» PROBLEM TO SOLVE: Return exactly the lines of the records below, starting at the line that contains "template <bool BF>" and ending at the line that contains "if (m0 + mm >= M) continue;", with both of those lines kept.

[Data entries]
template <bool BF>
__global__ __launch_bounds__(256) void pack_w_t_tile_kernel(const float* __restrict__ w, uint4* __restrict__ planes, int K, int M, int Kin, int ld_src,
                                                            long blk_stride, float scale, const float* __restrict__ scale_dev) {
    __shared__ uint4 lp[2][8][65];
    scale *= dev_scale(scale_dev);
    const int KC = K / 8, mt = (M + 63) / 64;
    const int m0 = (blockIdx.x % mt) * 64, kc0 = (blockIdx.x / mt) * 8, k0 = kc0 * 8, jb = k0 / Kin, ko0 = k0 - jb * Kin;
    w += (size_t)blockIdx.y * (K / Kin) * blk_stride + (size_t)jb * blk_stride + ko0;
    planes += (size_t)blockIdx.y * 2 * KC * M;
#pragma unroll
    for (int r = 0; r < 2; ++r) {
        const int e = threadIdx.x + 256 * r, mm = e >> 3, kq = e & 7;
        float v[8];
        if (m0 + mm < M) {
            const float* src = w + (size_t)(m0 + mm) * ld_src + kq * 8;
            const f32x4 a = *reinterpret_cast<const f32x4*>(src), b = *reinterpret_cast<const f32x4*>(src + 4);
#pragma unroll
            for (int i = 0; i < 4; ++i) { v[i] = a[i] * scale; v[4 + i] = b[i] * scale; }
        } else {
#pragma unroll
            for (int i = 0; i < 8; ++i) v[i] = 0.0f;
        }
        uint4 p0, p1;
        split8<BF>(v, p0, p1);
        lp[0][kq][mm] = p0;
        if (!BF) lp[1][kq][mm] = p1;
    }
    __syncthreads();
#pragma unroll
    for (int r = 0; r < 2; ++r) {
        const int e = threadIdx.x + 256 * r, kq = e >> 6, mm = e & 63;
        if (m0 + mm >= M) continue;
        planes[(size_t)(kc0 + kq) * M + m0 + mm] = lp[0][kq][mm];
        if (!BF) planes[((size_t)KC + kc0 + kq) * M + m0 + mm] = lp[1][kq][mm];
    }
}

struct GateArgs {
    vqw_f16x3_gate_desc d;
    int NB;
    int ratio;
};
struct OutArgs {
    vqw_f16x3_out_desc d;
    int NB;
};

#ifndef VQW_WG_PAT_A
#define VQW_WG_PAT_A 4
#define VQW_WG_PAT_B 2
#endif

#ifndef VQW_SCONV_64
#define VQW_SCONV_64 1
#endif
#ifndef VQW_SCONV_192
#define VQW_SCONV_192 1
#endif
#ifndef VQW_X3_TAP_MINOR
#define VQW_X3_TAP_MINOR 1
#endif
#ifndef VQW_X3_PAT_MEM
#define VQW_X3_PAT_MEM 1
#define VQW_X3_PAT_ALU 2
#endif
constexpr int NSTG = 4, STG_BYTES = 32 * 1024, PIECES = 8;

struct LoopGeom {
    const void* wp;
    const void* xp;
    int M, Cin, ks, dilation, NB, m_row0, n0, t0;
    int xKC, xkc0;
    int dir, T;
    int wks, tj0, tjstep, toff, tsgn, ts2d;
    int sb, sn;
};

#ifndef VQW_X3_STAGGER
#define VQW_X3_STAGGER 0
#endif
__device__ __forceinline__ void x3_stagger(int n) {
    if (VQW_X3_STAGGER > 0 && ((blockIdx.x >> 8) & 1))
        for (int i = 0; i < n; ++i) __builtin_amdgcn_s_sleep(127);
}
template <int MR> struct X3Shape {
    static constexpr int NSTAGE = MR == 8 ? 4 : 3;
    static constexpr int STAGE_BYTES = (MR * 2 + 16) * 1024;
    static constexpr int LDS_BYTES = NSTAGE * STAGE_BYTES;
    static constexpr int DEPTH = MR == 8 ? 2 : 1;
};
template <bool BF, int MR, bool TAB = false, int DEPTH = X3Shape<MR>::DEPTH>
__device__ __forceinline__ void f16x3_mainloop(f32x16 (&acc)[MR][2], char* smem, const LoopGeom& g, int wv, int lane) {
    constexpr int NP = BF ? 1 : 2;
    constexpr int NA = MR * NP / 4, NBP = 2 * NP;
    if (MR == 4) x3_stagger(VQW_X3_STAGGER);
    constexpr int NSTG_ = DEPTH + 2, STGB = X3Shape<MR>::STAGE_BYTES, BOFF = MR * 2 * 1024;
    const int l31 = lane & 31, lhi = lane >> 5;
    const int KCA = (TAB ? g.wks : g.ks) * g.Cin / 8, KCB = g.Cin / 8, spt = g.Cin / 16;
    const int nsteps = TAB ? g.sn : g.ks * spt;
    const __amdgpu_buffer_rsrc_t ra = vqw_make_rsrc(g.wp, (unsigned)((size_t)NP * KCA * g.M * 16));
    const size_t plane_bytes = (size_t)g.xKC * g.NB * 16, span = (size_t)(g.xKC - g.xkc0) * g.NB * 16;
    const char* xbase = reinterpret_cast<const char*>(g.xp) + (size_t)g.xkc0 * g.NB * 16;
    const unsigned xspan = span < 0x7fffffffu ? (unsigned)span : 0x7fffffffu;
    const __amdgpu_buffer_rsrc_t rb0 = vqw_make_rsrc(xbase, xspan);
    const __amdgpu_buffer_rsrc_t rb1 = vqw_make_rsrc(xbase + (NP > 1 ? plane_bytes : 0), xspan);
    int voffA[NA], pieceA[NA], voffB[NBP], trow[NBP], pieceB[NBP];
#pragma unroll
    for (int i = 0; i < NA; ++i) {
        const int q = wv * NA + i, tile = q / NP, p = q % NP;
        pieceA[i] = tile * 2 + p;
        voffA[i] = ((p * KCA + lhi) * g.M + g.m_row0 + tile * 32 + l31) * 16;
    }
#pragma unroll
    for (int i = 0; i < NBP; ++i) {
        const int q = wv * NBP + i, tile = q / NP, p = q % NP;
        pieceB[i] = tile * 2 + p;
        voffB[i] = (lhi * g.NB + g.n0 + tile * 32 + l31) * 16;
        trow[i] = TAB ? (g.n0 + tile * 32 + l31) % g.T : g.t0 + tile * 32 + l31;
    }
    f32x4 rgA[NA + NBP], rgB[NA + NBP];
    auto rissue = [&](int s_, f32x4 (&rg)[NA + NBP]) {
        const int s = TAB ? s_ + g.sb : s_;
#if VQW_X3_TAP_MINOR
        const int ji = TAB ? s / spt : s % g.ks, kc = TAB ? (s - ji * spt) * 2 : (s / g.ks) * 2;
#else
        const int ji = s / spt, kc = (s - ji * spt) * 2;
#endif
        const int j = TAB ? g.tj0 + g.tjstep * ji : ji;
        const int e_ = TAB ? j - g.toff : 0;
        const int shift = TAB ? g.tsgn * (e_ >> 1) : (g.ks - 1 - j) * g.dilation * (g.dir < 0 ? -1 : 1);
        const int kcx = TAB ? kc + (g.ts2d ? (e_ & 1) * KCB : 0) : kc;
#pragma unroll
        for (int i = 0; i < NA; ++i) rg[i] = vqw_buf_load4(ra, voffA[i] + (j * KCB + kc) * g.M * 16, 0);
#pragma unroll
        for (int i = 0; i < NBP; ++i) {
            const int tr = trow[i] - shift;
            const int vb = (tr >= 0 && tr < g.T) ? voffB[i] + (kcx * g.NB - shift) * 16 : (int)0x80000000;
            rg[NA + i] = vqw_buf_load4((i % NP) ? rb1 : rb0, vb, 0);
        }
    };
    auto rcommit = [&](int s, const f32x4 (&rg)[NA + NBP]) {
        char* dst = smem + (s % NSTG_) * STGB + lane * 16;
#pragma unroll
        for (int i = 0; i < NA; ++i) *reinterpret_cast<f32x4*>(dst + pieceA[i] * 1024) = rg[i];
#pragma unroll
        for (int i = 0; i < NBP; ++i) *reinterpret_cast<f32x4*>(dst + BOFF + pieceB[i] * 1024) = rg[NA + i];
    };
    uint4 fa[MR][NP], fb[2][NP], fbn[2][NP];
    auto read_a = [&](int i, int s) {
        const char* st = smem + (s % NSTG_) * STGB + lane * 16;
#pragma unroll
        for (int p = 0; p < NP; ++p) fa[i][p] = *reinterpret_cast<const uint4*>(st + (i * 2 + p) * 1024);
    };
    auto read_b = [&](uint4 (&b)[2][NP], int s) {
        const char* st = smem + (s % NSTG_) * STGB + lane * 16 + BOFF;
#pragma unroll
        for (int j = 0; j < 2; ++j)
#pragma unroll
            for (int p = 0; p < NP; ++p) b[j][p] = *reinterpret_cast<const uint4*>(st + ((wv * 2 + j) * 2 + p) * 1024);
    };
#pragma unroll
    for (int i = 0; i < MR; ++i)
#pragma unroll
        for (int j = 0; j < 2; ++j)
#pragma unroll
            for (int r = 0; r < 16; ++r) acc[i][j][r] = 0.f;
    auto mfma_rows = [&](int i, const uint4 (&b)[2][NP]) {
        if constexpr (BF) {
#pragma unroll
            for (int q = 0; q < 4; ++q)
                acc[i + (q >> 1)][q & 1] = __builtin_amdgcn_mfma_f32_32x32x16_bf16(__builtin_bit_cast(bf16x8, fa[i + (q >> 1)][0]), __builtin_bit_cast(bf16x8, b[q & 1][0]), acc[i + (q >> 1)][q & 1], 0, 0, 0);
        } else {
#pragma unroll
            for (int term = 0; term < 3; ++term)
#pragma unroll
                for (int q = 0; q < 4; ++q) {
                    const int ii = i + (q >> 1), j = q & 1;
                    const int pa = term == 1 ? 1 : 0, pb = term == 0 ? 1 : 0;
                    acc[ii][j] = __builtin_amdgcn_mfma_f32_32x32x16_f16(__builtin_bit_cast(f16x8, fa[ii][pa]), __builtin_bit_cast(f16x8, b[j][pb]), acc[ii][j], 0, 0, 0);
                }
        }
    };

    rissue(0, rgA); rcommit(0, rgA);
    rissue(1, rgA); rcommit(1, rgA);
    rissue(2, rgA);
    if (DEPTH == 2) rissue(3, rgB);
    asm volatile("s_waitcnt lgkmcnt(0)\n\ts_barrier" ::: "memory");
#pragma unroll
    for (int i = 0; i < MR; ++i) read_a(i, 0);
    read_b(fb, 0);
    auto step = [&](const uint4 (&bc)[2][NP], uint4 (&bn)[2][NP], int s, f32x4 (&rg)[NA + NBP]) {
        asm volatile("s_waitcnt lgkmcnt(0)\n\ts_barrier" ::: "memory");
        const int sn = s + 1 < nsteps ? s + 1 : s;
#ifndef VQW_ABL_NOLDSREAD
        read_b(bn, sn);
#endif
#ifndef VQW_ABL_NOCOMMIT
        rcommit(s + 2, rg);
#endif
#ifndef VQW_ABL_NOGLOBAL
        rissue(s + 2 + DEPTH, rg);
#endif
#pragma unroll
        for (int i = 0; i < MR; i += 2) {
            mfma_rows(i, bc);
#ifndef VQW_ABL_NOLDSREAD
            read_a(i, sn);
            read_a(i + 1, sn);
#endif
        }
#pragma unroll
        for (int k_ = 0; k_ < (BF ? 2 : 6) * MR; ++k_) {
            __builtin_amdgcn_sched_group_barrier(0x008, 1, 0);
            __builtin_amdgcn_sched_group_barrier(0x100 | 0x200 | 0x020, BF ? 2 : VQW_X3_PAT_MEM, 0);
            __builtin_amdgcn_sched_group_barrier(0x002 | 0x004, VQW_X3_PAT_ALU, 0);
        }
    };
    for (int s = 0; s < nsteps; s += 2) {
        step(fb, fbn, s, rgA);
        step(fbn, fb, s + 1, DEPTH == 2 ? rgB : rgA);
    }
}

--

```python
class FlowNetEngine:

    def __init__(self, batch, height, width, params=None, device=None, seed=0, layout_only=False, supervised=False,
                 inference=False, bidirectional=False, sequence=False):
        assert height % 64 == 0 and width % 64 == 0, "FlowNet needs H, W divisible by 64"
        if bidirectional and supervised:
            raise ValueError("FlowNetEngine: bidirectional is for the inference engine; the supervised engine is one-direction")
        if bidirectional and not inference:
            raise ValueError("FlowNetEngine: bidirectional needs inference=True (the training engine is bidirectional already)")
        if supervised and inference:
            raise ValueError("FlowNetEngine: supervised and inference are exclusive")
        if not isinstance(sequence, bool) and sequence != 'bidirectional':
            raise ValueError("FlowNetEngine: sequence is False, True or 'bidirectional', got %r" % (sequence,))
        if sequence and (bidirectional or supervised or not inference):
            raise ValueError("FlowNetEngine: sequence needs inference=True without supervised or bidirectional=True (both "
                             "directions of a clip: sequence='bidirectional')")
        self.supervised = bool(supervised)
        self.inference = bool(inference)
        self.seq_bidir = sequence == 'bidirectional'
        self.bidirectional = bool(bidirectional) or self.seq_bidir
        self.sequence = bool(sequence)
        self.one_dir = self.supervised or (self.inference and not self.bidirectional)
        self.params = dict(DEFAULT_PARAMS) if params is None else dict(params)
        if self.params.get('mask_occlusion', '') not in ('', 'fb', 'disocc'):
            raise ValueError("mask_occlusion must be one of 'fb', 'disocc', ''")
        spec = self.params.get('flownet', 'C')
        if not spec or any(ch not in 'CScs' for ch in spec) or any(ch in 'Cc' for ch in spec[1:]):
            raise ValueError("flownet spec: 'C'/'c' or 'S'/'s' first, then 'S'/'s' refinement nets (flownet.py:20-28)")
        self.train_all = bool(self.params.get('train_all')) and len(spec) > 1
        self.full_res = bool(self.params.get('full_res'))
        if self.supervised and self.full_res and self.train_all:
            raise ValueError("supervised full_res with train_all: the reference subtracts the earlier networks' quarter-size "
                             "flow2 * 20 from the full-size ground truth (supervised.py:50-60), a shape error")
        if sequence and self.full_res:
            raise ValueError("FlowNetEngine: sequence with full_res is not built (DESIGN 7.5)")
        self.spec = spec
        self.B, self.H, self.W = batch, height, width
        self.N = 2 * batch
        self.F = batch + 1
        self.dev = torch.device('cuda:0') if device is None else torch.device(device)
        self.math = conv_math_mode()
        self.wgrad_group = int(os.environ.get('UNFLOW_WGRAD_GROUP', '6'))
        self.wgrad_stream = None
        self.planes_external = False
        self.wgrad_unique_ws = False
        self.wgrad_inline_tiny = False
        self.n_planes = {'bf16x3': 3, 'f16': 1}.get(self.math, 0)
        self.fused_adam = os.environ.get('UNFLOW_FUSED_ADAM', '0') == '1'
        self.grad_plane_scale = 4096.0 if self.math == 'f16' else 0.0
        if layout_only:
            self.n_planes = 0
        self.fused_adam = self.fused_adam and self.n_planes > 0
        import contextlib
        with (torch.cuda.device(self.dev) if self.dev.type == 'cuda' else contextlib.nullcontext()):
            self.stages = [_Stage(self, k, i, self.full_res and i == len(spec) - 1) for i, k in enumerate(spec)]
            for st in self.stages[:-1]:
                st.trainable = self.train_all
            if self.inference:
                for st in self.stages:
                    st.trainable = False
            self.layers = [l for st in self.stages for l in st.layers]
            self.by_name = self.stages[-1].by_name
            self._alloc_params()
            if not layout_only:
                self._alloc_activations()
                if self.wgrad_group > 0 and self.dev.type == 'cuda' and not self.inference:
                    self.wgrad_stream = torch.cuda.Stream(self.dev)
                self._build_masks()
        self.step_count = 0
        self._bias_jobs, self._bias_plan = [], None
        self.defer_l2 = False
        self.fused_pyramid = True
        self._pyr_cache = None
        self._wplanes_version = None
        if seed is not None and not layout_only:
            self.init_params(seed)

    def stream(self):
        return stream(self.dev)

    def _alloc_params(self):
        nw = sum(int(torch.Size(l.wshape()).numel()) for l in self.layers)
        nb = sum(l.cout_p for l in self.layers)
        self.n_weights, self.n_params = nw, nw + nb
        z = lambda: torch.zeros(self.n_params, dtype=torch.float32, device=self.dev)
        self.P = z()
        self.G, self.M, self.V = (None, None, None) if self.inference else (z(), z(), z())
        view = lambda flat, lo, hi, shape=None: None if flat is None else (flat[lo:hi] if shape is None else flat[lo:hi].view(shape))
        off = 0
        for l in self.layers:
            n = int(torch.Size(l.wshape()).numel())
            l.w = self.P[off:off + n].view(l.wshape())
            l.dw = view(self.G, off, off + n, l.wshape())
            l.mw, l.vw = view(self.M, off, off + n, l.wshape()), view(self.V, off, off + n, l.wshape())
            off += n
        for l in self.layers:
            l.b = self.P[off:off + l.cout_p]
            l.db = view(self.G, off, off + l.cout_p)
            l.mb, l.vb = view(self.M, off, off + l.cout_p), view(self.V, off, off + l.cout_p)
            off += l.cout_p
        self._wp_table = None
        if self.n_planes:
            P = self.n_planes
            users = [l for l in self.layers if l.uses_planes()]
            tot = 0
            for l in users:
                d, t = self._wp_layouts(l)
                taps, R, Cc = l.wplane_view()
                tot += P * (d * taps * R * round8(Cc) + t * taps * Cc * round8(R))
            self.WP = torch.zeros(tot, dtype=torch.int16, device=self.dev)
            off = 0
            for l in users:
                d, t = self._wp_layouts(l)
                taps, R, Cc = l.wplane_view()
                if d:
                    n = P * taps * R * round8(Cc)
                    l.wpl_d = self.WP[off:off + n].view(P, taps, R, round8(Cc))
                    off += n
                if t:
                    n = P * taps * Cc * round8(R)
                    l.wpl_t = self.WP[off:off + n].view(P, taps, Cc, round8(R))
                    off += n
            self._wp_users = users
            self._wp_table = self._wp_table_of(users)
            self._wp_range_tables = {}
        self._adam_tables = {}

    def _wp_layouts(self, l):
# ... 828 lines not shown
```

» EXERCISE ANSWER:
template <bool BF>
__global__ __launch_bounds__(256) void pack_w_t_tile_kernel(const float* __restrict__ w, uint4* __restrict__ planes, int K, int M, int Kin, int ld_src,
                                                            long blk_stride, float scale, const float* __restrict__ scale_dev) {
    __shared__ uint4 lp[2][8][65];
    scale *= dev_scale(scale_dev);
    const int KC = K / 8, mt = (M + 63) / 64;
    const int m0 = (blockIdx.x % mt) * 64, kc0 = (blockIdx.x / mt) * 8, k0 = kc0 * 8, jb = k0 / Kin, ko0 = k0 - jb * Kin;
    w += (size_t)blockIdx.y * (K / Kin) * blk_stride + (size_t)jb * blk_stride + ko0;
    planes += (size_t)blockIdx.y * 2 * KC * M;
#pragma unroll
    for (int r = 0; r < 2; ++r) {
        const int e = threadIdx.x + 256 * r, mm = e >> 3, kq = e & 7;
        float v[8];
        if (m0 + mm < M) {
            const float* src = w + (size_t)(m0 + mm) * ld_src + kq * 8;
            const f32x4 a = *reinterpret_cast<const f32x4*>(src), b = *reinterpret_cast<const f32x4*>(src + 4);
#pragma unroll
            for (int i = 0; i < 4; ++i) { v[i] = a[i] * scale; v[4 + i] = b[i] * scale; }
        } else {
#pragma unroll
            for (int i = 0; i < 8; ++i) v[i] = 0.0f;
        }
        uint4 p0, p1;
        split8<BF>(v, p0, p1);
        lp[0][kq][mm] = p0;
        if (!BF) lp[1][kq][mm] = p1;
    }
    __syncthreads();
#pragma unroll
    for (int r = 0; r < 2; ++r) {
        const int e = threadIdx.x + 256 * r, kq = e >> 6, mm = e & 63;
        if (m0 + mm >= M) continue;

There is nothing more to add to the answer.